Mayesh chuckled. “Parties are rarely about who throws them,” he said. “It will be a small affair, just the Charter Families and the guest of honor. It

will be a good opportunity for you to observe them all. To imagine what it might be like to work among them. Accompany me there, and you can give me your answer afterward.”

A party on the Hill. As a child, Lin had taught herself not to want to

follow Mayesh to the Hill, to see what he did, to be a part of his life and his duties. But here he was, offering what she had told herself she would never ask for—and not just offering, asking.

“But,” she said, and she knew she was about to say yes, “I have nothing to wear to a party on the Hill.”
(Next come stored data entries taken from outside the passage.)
# nygenome/lancet

Measured on AMD Instinct MI355X. Metric: assembled windows/sec (whole node), 600bp windows, self-tuning k, synthetic T/N, higher is better.
Workload: dtype u64; 1 GPU; chr22-scan proxy: 32768 windows/GPU x 600 bp, stride 100, 30x tumor / 30x normal, 2x150 bp, k=11..101, active-region-off; windows_per_gpu=32768, reads_per_gpu=5895305, records_rank0_contig=22477, slots_in_flight=4080, batches_in_flight=2, windows_first_graph_in_lds=32768, graphs_built_ahead=2147, graphs_taken_from_pool=2037, windows_rerun_worst_case_tier=0

## Files before the change

lancet_amd/csrc/kernels.h:

```cpp
#pragma once
#include "wave.h"
#include "layout.h"
#include "../../include/lancet_engine.h"

#ifndef LANCET_WG
#define LANCET_WG 64
#endif
#ifdef LANCET_FAT
#define LC_QLANES LC_FAT_LANES
#define LC_PF_G 6
#define LC_QSTAGE (3 * LC_FAT_LANES)
#else
#define LC_QLANES LANCET_WG
#define LC_QSTAGE LC_STAGE
#endif

enum {
  EV_PROCESS = 1, EV_REPEAT_REF, EV_NEAR_REF, EV_READS, EV_STATS, EV_MARKREF, EV_LOWCOV, EV_CLEANDEAD,
  EV_COMPRESS, EV_CC, EV_CCID, EV_CCEND, EV_TRIM, EV_AMBIG_SRC, EV_NOMATCH_SRC, EV_AMBIG_SNK, EV_NOMATCH_SNK,
  EV_CYCLE, EV_TIPS_ROUND, EV_TIPS_REMOVED, EV_LINKS, EV_LOOKREP, EV_MISSING, EV_SEARCH, EV_NEAR_QRY,
  EV_DFSLIMIT, EV_PATH, EV_TS, EV_PATH_END, EV_EKA_END, EV_FOUND, EV_END
};

struct WinShared {
// ... 4159 lines not shown
  for (int j = 0; j < 3; ++j) {
    if (r.nh[j] < t.hrmnN[j]) t.hrmnN[j] = r.nh[j];
    if (r.th[j] < t.hrmnT[j]) t.hrmnT[j] = r.th[j];
    t.hrsumN[j] = (uint16_t)(t.hrsumN[j] + r.nh[j]); t.hrsumT[j] = (uint16_t)(t.hrsumT[j] + r.th[j]);
  }
}
DEV void ref_hp_at(const Ctx &c, uint32_t pos, HPc &r) {
  for (int j = 0; j < 3; ++j) { r.nh[j] = r.th[j] = r.nq[j] = r.tq[j] = 0; }
  if (!LC_SREF(c).LR || (int)pos >= LC_SREF(c).reflen) return;
  const uint16_t *h = LC_CTX(c).W->refhp + 6 * pos;
  for (int j = 0; j < 3; ++j) { r.th[j] = h[j]; r.nh[j] = h[3 + j]; }
}
DEV void path_hp_at(const Ctx &c, int P, HPc &a) {
  for (int j = 0; j < 3; ++j) { a.nh[j] = a.th[j] = a.nq[j] = a.tq[j] = 0; }
  if (!LC_SREF(c).LR) return;
  uint32_t d = LC_CTX(c).W->pdesc[P];
  desc_hp(c, d, 0, a.nh, a.nq);
  desc_hp(c, d, 1, a.th, a.tq);
}
template <class T> DEV void ts_add_alt(T &t, const uint16_t *n4, const uint16_t *t4) { for (int q = 0; q < 4; ++q) { acc_push(t.aN[q], n4[q]); acc_push(t.aT[q], t4[q]); } }
template <class T> DEV void ts_add_ref(T &t, const uint16_t *n2, const uint16_t *t2) { for (int q = 0; q < 2; ++q) { acc_push(t.rN[q], n2[q]); acc_push(t.rT[q], t2[q]); } }

DEV void ref_cov_at(const Ctx &c, uint32_t pos, uint16_t *n2, uint16_t *t2) {
  if ((int)pos < LC_SREF(c).reflen) { const uint16_t *r = LC_CTX(c).W->refcov + 4 * pos; t2[0] = r[0]; t2[1] = r[1]; n2[0] = r[2]; n2[1] = r[3]; }
  else { n2[0] = n2[1] = t2[0] = t2[1] = 0; }
}
DEV void path_cov_at(const Ctx &c, int P, uint16_t *n4, uint16_t *t4) {
  uint32_t d = LC_CTX(c).W->pdesc[P];
  desc_cov(c, d, 0, &n4[0], &n4[1], &n4[2], &n4[3]);
  desc_cov(c, d, 1, &t4[0], &t4[1], &t4[2], &t4[3]);
}

DEV void bx_add_node(Ctx &c, uint32_t X, uint32_t nml, uint32_t *n) {
  LC_GLOBAL Work &W = *LC_CTX(c).W; LC_GLOBAL const DevBatch &B = *LC_CTX(c).B; LC_WS &S = LC_SREF(c);
  const uint32_t g0 = B.read_begin[S.w], refr = (uint32_t)(S.R - 1);
  LC_GLOBAL uint32_t *buf = W.bxbuf;
  for (uint32_t i = W.nocc[X]; i < W.nocc[X + 1]; ++i) {
    const uint32_t r = CS_READ(W_CSR(W)[i]);
    if (r == refr) continue;
    if (RI_NML(B.rinfo[g0 + r]) != nml) continue;
    const uint32_t bx = B.bx_rank[g0 + r];
    if (bx == 0xFFFFFFFFu) continue;
    uint32_t lo = 0, hi = *n;
    while (lo < hi) { uint32_t mid = (lo + hi) >> 1; if (buf[mid] < bx) lo = mid + 1; else hi = mid; }
    if (lo < *n && buf[lo] == bx) continue;
    if (*n >= LC_CTX(c).C->reads_cap) { OVF(c); return; }
    for (uint32_t j = *n; j > lo; --j) buf[j] = buf[j - 1];
    buf[lo] = bx; ++*n;
  }
}
DEVNI uint32_t kmer_lookup(Ctx &c, const uint8_t *codes, int *ori) {
  LC_GLOBAL Work &W = *LC_CTX(c).W; LC_WS &S = LC_SREF(c);
  const int K = S.K, NW = S.NW;
  unsigned long long fw[LC_NWMAX], rc[LC_NWMAX];
  for (int w = 0; w < LC_NWMAX; ++w) { fw[w] = 0; rc[w] = 0; }
  for (int i = 0; i < K; ++i) { key_push_fw(fw, NW, K, codes[i] & 3); key_push_rc(rc, NW, K, codes[i] & 3); }
  const unsigned long long *ck = key_less(fw, rc, NW) ? fw : rc;
  if (ori) *ori = ck == fw ? 0 : (key_less(rc, fw, NW) ? 1 : 2);
  const uint32_t mask = S.tmask;
  unsigned long long h = 0; uint32_t idx;
  if (NW == 1 && K <= 31) { h = ck[0] + 1ULL; idx = (uint32_t)mix64(h) & mask; }
  else {
    for (int w = 0; w < NW; ++w) h = mix64(h ^ (ck[w] + 0x9e3779b97f4a7c15ULL * (unsigned long long)(w + 1)));
    h &= ~(1ULL << 63);
    if (h == 0) h = 1;
    idx = (uint32_t)h & mask;
  }
  for (uint32_t probes = 0; probes <= mask; ++probes) {
    const unsigned long long cur = SL_TAG(W, idx);
    if (cur == 0) return LC_NIL;
    if (cur == h) {
      bool same = true;
      if (!(NW == 1 && K <= 31)) for (int w = 0; w < NW; ++w) if (W.slot_key[(size_t)idx * LC_NWMAX + w] != ck[w]) same = false;
      if (same) return SL_NODE(W, idx);
    }
    idx = (idx + 1) & mask;
  }
  return LC_NIL;
}
DEVNI void emit_variant_lr(Ctx &c, uint32_t vi, const TS &t, const uint16_t hp12[12], int plen) {
  LC_WS &S = LC_SREF(c); LC_GLOBAL Work &W = *LC_CTX(c).W; DevOut &O = *LC_CTX(c).OUT;
  lancet_variant_lr &l = O.variants_lr[vi];
  for (int q = 0; q < 12; ++q) l.hp[q] = hp12[q];
  l.reserved[0] = l.reserved[1] = 0;
  const int K = S.K;
  const uint32_t ro = W.occ_base[S.R - 1];
  for (int q = 0; q < 4; ++q) {
    const uint32_t nml = (q == 0 || q == 2) ? 1u : 0u;
    uint32_t n = 0;
    if (q < 2) {
      for (int i = (int)t.ref_pos - 1; i <= (int)t.ref_end_pos - 1; ++i) {
        if (i < 0 || i + K > S.seq_len) continue;
        const uint32_t rv = S.prebuilt ? W.lr_refnode[S.seq_t5 + i] : 0u;
        const uint32_t X = S.prebuilt ? (rv & 0x3FFFFFFFu) : (W.occ[ro + (uint32_t)(S.seq_t5 + i)] & 0x3FFFFFFFu);
        if (S.prebuilt ? (rv >> 31) != 0u : (W.gr[X].flags & NF_INMER) != 0u) bx_add_node(c, X, nml, &n);
      }
    } else {
      for (int i = (int)t.start_pos - 2; i <= (int)t.end_pos - 1; ++i) {
        if (i < 0 || i + K > plen) continue;
        const uint32_t X = kmer_lookup(c, W.pseq + i);
        if (X != LC_NIL) bx_add_node(c, X, nml, &n);
      }
    }
    const uint32_t off = dev_atomic_add(O.n_bx, n);
    if (off + n > LC_CTX(c).C->bx_cap) { OVF(c); l.bx_off[q] = 0; l.bx_len[q] = 0; continue; }
    l.bx_off[q] = off; l.bx_len[q] = n;
    for (uint32_t j = 0; j < n; ++j) O.bx_blob[off + j] = W.bxbuf[j];
  }
}
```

For the first time that evening, her grandfather smiled. “Consult with Mariam,” he said. “I think you’ll find that you do.”

 

 

After the Sundering and the destruction of Aram, Judah Makabi was named the Exilarch, the leader of the exiled Ashkar, who had no longer any home. He led the Ashkar to the west, where they wandered in the wilderness for generations, during which time Makabi remained young, and did not die, for the blessing of

their Queen was upon him.

Every time they settled in a new place, and the inhabitants of that place learned that they were practicing gematry, they would be harried and driven out, for in

the dark days after the Sundering, magic was considered a curse. The Ashkar began to become restive. “Why must we wander?” they asked. “Our Queen is gone, and our land as well, why must we continue to practice gematry, which marks us as outcasts?”